// ... 58 lines not shown
  int device = 0, rank = 0, nranks = 1;
  cudaStream_t stream = nullptr;
  int num_sms = 148;
  ncclComm_t comm = nullptr;
  mvhost::HostComm hc;
  long long nv_global = 0, lnv = 0, lne = 0, base = 0, bound = 0;
  std::vector<long long> parts;
  const long long *d_rowptr64 = nullptr;
  const Edge16 *d_edges = nullptr;
  DevBuf<long long> in_rowptr;
  DevBuf<Edge16> in_edges;
  DevBuf<long long> gen_rowptr;
  DevBuf<Edge16> gen_edges;
  DevBuf<int32_t> in_tails32;
  DevBuf<Edge16> raw_ring;
  long long raw_chunks = 0;
  DevBuf<long long> wide;
  void *h_bounce[2] = {nullptr, nullptr};
  const int32_t *d_tails32 = nullptr;
  long long in_nremote = 0;
  void *h_stage = nullptr;
  size_t h_stage_cap = 0;
  const uint32_t *a_rowptr = nullptr;
  const int32_t *a_tails = nullptr;
  const double *a_weights = nullptr;
  bool have_graph = false;
  DevBuf<uint32_t> rowptr;
  DevBuf<int32_t> tails;
  DevBuf<double> weights;
  DevBuf<int32_t> self_i;
  DevBuf<uint32_t> bfs_key, sortkey, sortkey2, deg_new, rowptr2;
  DevBuf<int32_t> ids, perm, inv, lab, tails2, final_orig;
  DevBuf<double> weights2;
  DevBuf<unsigned int> level_flags;
  bool reordered = false;
  int relabel = 0;
  double reorder_s = 0.0;
  DevBuf<double> self_d, vdeg;
  DevBuf<int32_t> comm_a, comm_b;
  DevBuf<uint32_t> cdeg;
  DevBuf<int32_t> csize;
  DevBuf<unsigned long long> upd;
  DevBuf<CommW> cinfo_w;
  DevBuf<long long> usize;
  DevBuf<double> udeg;
  DevBuf<Acc> acc;
  DevBuf<unsigned char> scratch;
  DevBuf<unsigned char> cub_tmp, coll_tmp;
  DevBuf<long long> sorted_tmp;
  DevBuf<long long> remote_list, ghost_gid, send_gid;
  DevBuf<uint32_t> remote_pos;
  DevBuf<int32_t> send_lid, send_buf;
  long long nghost = 0, nsend = 0;
  std::vector<long long> rcount, scount, roff, soff;
  DevBuf<int32_t> heavy_list, hkeys, hvals_i;
  DevBuf<double> hvals_d;
  DevBuf<unsigned long long> heavy_off;
  long long nheavy = 0, maxdeg = 0;
  int scan_has_self = 0, scan_heavy_deg = kECap;
  int scan_kernel = 4;
  bool simple_sorted = false;
  DevBuf<P2PState> p2p;
  P2PPeers pp;
  PushTable push[2];
  unsigned long long p2p_epoch = 0;
  bool p2p_zeroed = false;
  int32_t *peer_comm[2][kMaxRanks];
// ... 410 lines not shown
    TRY(coll_alltoallv_dev(c, c->ghost_gid.p, c->rcount, c->roff, c->send_gid.p, c->scount, c->soff, sizeof(long long)));
    if (c->nsend) {
      k_gid_to_lid<<<grid_for(c->nsend, 256, nsm), 256, 0, s>>>(c->send_gid.p, (int)c->nsend, c->base, c->send_lid.p);
      c->tm.kernel_launches++;
    }
  }

  c->reordered = false;
  c->relabel = 0;
  {
    int want = c->opt_reorder == 1 ? 1 : 0;
    if (c->opt_reorder == 2 && lnv >= 65536) {
      k_span_sample<<<grid_for(lnv / 64 + 1, 256, nsm), 256, 0, s>>>((int)lnv, src_rowptr, src_tails, 64, &d_sc->span_sum, &d_sc->span_cnt);
      c->tm.kernel_launches++;
      unsigned long long sp2[2];
      CK(cudaMemcpyAsync(sp2, &d_sc->span_sum, sizeof sp2, cudaMemcpyDeviceToHost, s));
      CK(cudaStreamSynchronize(s));
      if (sp2[1] > 0 && (double)sp2[0] / (double)sp2[1] > (double)lnv / 64.0) want = 1;
    }
    int any = want;
    if (c->nranks > 1) {
      long long hv = want;
      TRY(coll_allreduce_i64(c, &hv, 1, true));
      any = hv != 0;
    }
    c->relabel = any;
    if (any && lnv > 0) {
      cudaEvent_t r0 = get_event(c, 2), r1 = get_event(c, 3);
      CK(cudaEventRecord(r0, s));
      TRY(c->perm.ensure(lnv)); TRY(c->inv.ensure(lnv)); TRY(c->lab.ensure(lnv)); TRY(c->ids.ensure(lnv));
      TRY(c->bfs_key.ensure(lnv)); TRY(c->sortkey.ensure(lnv)); TRY(c->sortkey2.ensure(lnv));
      TRY(c->deg_new.ensure(lnv + 1)); TRY(c->rowptr2.ensure(lnv + 1 + 40)); TRY(c->tails2.ensure(lne + 4));
      if (!c->unit) TRY(c->weights2.ensure(lne + 4));
      const int max_levels = 1023;
      TRY(c->level_flags.ensure(max_levels + 1));
      CK(cudaMemsetAsync(c->level_flags.p, 0, sizeof(unsigned int) * (max_levels + 1), s));
      if (want) {
        int occ = 0;
        CK(cudaOccupancyMaxActiveBlocksPerMultiprocessor(&occ, k_msbfs, 256, 0));
        if (occ < 1) return fail("k_msbfs cannot be made resident");
        int ilnv = (int)lnv, stride = c->opt_region, ml = max_levels;
        const uint32_t *rp = src_rowptr; const int32_t *tl = src_tails; uint32_t *key = c->bfs_key.p; unsigned int *lf = c->level_flags.p;
        void *args[] = {&ilnv, &rp, &tl, &key, &stride, &ml, &lf};
        CK(cudaLaunchCooperativeKernel((void *)k_msbfs, dim3(occ * nsm), dim3(256), args, 0, s));
        const long long nregions = (lnv + stride - 1) / stride;
        int sort_bits = (int)kBfsLevelBits;
        while ((1LL << (sort_bits - (int)kBfsLevelBits)) <= nregions && sort_bits < 32) sort_bits++;
        const unsigned int unreached_key = sort_bits >= 32 ? 0xFFFFFFFFu : ((1u << sort_bits) - 1u);
        k_bfs_sortkeys<<<grid_for(lnv, 256, nsm), 256, 0, s>>>((int)lnv, c->bfs_key.p, c->sortkey.p, c->ids.p, unreached_key);
        size_t tb = 0;
        cub::DeviceRadixSort::SortPairs(nullptr, tb, c->sortkey.p, c->sortkey2.p, c->ids.p, c->perm.p, (int)lnv, 0, sort_bits, s);
        TRY(c->cub_tmp.ensure(tb));
        tb = c->cub_tmp.cap;
        CK(cub::DeviceRadixSort::SortPairs(c->cub_tmp.p, tb, c->sortkey.p, c->sortkey2.p, c->ids.p, c->perm.p, (int)lnv, 0, sort_bits, s));
        c->tm.kernel_launches += 3;
      } else {
        k_bfs_sortkeys<<<grid_for(lnv, 256, nsm), 256, 0, s>>>((int)lnv, c->bfs_key.p, c->sortkey.p, c->perm.p, 0xFFFFFFFFu);
        c->tm.kernel_launches++;
      }
      k_perm_inverse<<<grid_for(lnv + 1, 256, nsm), 256, 0, s>>>((int)lnv, c->perm.p, c->base, c->inv.p, c->lab.p, src_rowptr, c->deg_new.p);
      c->tm.kernel_launches++;
      if (want) {
        size_t tb = 0;
        cub::DeviceScan::ExclusiveSum(nullptr, tb, c->deg_new.p, c->rowptr2.p, (int)lnv + 1, s);
        TRY(c->cub_tmp.ensure(tb));
        tb = c->cub_tmp.cap;
        CK(cub::DeviceScan::ExclusiveSum(c->cub_tmp.p, tb, c->deg_new.p, c->rowptr2.p, (int)lnv + 1, s));
        k_permute_adj<<<grid_for(lnv * 8, 256, nsm, 16), 256, 0, s>>>((int)lnv, c->perm.p, c->inv.p, src_rowptr, src_tails, src_weights,
                                                                    c->rowptr2.p, c->tails2.p, c->unit ? nullptr : c->weights2.p,
                                                                    (int)c->roff[c->rank], &d_sc->unordered);
        c->tm.kernel_launches += 2;
        src_rowptr = c->rowptr2.p;
        src_tails = c->tails2.p;
        src_weights = c->unit ? nullptr : c->weights2.p;
        c->reordered = true;
      }
      CK(cudaEventRecord(r1, s));
    }
    if (c->relabel && c->nsend) {
      k_apply_inv<<<grid_for(c->nsend, 256, nsm), 256, 0, s>>>(c->send_lid.p, (int)c->nsend, c->inv.p);
      c->tm.kernel_launches++;
    }
  }

  c->a_rowptr = src_rowptr; c->a_tails = src_tails; c->a_weights = src_weights;

  const long long nslots = lnv + c->nghost;
  TRY(c->comm_a.ensure(std::max(nslots, lnv + nremote)));
  TRY(c->comm_b.ensure(std::max(nslots, lnv + nremote)));
  if (c->unit) { TRY(c->cdeg.ensure(lnv)); TRY(c->csize.ensure(lnv)); TRY(c->upd.ensure(lnv)); TRY(c->self_i.ensure(lnv)); }
  else { TRY(c->cinfo_w.ensure(lnv)); TRY(c->usize.ensure(lnv)); TRY(c->udeg.ensure(lnv)); TRY(c->vdeg.ensure(lnv)); TRY(c->self_d.ensure(lnv)); }
  TRY(c->acc.ensure((size_t)c->opt_max_iters + 2));
  CK(cudaMemsetAsync(c->acc.p, 0, sizeof(Acc) * ((size_t)c->opt_max_iters + 2), s));

  if (c->unit)
    k_vertex_init<true><<<grid_for(lnv, 256, nsm), 256, 0, s>>>((int)lnv, c->base, c->a_rowptr, c->a_tails, nullptr, c->comm_a.p,
                                                              c->cdeg.p, c->csize.p, c->upd.p, nullptr, nullptr, nullptr, nullptr,
                                                              c->self_i.p, nullptr, &d_sc->total_weight, &d_sc->has_self,
                                                              (int)c->roff[c->rank], c->reordered ? nullptr : &d_sc->unordered, c->acc.p);
  else
    k_vertex_init<false><<<grid_for(lnv, 256, nsm), 256, 0, s>>>((int)lnv, c->base, c->a_rowptr, c->a_tails, c->a_weights, c->comm_a.p,
// ... 357 lines not shown
      const std::string kv = all.substr(pos, end - pos);
      pos = end + 1;
      const size_t eq = kv.find('=');
      if (kv.empty()) continue;
      if (eq == std::string::npos || mvgpu_set_option(c, kv.substr(0, eq).c_str(), atoll(kv.c_str() + eq + 1))) {
        const std::string msg = "MVGPU_OPTIONS: bad entry '" + kv + "'" + (eq == std::string::npos ? "" : ": " + g_err);
        mvgpu_destroy(c);
        return fail(msg);
      }
    }
  }
  *out = c;
  return 0;
}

■ BRIEF
Output the lines above exactly, but only those between the line holding "(int)c->roff[c->rank], &d_sc->unordered);" and the line holding "src_tails = c->tails2.p;", inclusive.

■ ANSWER TO THIS TASK
                                                                    (int)c->roff[c->rank], &d_sc->unordered);
        c->tm.kernel_launches += 2;
        src_rowptr = c->rowptr2.p;
        src_tails = c->tails2.p;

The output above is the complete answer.